In the data that follows, find the line with "o.x = pack_bf16x2(dq[j][fd][0], dq[j][fd][1]);"; transcribe it, every later line up to the one with "static constexpr int STAGE = 2 * ND * IMG +", and that line as well, exactly and with no others.
[[ SOURCE MATERIAL open ]]
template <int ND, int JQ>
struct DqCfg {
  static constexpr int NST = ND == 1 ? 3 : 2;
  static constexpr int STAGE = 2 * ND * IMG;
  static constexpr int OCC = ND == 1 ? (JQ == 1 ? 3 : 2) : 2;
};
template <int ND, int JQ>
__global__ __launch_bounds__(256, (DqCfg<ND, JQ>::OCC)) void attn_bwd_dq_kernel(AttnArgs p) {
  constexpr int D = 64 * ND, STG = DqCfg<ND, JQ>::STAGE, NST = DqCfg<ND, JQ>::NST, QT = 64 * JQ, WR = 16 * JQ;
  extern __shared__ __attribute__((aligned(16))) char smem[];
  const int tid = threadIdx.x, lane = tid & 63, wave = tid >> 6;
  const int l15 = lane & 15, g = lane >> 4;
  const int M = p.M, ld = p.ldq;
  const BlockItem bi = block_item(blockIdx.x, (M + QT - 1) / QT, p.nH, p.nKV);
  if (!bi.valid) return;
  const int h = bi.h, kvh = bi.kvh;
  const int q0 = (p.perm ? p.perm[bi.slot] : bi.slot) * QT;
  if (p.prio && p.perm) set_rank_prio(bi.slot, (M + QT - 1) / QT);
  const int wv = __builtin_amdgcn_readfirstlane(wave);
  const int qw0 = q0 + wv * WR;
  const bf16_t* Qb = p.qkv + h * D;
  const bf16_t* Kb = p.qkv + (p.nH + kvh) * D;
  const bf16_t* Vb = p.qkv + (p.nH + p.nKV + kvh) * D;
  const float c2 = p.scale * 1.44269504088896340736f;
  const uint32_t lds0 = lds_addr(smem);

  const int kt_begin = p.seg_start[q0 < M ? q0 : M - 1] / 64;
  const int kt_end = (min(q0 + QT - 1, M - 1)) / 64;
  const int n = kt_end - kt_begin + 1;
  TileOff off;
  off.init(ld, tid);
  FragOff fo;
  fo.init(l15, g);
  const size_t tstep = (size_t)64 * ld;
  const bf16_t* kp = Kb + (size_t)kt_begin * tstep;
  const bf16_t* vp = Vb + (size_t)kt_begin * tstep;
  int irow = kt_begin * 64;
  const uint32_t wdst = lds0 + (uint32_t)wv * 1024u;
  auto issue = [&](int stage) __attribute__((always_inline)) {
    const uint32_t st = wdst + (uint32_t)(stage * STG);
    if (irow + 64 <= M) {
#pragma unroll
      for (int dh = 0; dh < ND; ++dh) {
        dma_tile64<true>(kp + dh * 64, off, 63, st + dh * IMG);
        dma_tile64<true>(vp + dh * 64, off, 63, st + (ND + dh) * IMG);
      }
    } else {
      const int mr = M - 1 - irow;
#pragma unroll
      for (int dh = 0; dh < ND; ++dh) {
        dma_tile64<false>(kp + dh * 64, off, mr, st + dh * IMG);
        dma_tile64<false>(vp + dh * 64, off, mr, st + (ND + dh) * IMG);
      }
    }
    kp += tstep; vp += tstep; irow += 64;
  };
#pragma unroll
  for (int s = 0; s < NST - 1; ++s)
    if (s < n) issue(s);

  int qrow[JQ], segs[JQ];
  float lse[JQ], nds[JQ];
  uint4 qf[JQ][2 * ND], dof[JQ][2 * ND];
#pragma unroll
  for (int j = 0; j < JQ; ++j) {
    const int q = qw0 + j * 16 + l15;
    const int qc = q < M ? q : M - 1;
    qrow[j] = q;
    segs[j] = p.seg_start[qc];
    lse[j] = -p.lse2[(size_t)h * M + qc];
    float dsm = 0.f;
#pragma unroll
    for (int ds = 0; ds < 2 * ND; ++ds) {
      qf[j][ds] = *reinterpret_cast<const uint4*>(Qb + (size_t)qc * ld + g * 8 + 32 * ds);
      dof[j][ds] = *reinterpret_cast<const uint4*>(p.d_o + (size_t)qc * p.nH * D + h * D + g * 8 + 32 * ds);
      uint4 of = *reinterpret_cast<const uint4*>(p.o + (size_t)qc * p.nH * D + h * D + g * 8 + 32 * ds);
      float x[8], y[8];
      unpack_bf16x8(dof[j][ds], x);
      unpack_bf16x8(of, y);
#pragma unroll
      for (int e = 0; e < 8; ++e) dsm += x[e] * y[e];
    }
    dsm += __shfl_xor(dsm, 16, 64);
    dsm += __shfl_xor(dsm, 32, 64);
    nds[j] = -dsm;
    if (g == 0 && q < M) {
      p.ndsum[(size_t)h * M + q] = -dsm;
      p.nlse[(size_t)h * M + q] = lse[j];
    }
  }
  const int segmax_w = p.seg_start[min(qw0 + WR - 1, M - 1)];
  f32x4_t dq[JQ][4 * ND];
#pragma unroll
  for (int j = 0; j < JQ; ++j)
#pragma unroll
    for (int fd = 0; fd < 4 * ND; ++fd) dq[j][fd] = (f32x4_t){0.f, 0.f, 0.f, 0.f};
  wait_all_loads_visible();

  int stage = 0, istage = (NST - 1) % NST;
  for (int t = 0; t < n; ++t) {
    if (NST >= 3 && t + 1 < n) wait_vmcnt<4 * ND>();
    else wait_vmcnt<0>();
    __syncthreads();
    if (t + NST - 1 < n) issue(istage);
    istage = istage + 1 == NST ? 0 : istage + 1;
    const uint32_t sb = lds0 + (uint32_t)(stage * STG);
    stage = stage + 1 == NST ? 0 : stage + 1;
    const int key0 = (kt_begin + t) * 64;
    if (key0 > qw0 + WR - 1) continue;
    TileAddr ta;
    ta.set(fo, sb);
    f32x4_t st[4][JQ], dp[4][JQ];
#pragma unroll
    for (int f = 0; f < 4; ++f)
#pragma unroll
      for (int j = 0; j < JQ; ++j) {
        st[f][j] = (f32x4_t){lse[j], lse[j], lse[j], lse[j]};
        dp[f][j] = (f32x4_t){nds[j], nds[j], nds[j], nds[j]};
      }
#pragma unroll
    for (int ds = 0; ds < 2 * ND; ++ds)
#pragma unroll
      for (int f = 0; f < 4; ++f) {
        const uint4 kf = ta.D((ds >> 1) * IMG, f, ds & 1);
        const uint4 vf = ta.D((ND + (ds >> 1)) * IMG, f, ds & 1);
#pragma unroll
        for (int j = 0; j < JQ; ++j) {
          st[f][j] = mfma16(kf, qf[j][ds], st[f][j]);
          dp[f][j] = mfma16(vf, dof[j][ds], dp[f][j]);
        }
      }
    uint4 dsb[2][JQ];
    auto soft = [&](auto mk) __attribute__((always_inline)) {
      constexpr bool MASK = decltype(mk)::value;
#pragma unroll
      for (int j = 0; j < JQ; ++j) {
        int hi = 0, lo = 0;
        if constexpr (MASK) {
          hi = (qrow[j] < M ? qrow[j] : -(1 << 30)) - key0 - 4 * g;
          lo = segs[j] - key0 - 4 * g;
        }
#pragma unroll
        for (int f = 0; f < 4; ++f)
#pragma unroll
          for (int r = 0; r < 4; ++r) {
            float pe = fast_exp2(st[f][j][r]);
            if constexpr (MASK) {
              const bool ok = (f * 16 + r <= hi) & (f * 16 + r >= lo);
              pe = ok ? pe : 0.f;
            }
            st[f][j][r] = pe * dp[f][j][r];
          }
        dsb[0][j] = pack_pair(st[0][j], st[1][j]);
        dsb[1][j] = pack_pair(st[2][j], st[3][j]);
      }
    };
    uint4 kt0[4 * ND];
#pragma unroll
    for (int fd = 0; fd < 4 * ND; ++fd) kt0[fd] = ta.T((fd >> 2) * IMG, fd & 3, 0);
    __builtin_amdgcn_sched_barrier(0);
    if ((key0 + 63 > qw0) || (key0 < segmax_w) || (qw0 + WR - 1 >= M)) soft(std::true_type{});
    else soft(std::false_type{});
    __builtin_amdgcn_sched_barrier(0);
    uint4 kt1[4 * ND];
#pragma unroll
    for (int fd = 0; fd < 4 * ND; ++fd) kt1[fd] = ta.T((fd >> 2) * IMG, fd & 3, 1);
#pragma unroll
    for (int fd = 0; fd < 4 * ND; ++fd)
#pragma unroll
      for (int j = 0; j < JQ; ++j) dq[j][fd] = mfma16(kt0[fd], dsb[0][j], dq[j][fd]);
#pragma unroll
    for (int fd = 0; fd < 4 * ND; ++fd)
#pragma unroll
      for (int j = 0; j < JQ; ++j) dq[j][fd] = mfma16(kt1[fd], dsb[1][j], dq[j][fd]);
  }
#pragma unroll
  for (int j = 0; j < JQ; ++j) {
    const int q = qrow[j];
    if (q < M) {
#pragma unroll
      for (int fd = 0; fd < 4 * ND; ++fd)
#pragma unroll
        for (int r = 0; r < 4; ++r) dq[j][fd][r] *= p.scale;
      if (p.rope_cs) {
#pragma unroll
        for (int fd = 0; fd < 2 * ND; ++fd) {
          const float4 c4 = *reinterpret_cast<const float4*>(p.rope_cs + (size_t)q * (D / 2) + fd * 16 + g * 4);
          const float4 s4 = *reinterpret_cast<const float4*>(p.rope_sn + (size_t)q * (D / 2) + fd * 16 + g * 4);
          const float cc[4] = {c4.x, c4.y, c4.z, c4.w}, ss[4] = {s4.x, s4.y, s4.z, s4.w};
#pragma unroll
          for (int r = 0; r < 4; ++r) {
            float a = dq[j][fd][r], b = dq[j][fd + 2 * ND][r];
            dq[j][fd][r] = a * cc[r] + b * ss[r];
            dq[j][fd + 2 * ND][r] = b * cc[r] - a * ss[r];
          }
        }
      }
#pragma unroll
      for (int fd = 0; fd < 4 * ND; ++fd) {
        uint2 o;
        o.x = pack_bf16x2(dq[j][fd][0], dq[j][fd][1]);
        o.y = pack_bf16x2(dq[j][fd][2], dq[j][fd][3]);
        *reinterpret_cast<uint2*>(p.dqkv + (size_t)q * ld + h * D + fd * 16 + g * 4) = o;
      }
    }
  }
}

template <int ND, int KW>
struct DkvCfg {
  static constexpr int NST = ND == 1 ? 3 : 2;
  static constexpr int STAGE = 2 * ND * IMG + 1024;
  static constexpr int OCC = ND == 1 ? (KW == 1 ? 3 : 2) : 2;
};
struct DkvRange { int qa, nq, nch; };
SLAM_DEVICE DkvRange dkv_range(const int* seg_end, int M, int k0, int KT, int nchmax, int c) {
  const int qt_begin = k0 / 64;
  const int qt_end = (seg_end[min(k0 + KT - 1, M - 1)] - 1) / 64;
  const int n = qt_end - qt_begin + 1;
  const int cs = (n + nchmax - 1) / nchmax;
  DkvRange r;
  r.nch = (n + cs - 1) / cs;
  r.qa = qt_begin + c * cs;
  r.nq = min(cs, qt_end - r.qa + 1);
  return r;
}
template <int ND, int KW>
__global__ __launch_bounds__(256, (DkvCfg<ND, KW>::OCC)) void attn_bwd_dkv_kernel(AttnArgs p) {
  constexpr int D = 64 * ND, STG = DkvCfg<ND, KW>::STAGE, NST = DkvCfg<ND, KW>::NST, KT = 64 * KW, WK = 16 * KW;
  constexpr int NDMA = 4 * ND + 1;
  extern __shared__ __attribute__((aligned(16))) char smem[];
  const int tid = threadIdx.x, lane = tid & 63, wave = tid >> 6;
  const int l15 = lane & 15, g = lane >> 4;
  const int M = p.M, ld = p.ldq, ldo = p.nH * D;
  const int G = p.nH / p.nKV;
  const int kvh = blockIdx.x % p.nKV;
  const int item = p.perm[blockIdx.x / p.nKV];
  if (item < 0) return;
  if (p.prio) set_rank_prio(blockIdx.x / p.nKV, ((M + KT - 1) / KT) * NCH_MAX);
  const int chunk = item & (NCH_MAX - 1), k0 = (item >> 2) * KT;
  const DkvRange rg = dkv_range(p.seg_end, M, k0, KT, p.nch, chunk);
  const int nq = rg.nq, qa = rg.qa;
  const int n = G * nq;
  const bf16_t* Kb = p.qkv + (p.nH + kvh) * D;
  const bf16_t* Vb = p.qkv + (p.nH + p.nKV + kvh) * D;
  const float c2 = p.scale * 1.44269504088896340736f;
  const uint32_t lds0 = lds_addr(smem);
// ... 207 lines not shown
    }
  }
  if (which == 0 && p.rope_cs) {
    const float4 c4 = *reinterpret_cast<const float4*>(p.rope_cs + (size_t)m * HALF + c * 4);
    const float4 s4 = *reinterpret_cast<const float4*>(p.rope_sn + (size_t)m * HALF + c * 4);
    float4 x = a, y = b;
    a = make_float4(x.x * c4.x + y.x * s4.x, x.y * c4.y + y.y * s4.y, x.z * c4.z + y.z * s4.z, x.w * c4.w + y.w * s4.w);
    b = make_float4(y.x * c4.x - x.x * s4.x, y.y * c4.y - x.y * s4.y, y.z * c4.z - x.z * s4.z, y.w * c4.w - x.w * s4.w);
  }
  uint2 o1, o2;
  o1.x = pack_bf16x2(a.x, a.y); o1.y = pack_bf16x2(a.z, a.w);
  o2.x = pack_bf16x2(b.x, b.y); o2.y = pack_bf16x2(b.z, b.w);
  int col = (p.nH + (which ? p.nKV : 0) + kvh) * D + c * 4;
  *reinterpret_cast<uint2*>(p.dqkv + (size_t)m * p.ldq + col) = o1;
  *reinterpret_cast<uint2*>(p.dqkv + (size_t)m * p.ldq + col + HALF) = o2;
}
[[ SOURCE MATERIAL closed ]]
§ **EXERCISE ANSWER**:
        o.x = pack_bf16x2(dq[j][fd][0], dq[j][fd][1]);
        o.y = pack_bf16x2(dq[j][fd][2], dq[j][fd][3]);
        *reinterpret_cast<uint2*>(p.dqkv + (size_t)q * ld + h * D + fd * 16 + g * 4) = o;
      }
    }
  }
}

template <int ND, int KW>
struct DkvCfg {
  static constexpr int NST = ND == 1 ? 3 : 2;
  static constexpr int STAGE = 2 * ND * IMG + 1024;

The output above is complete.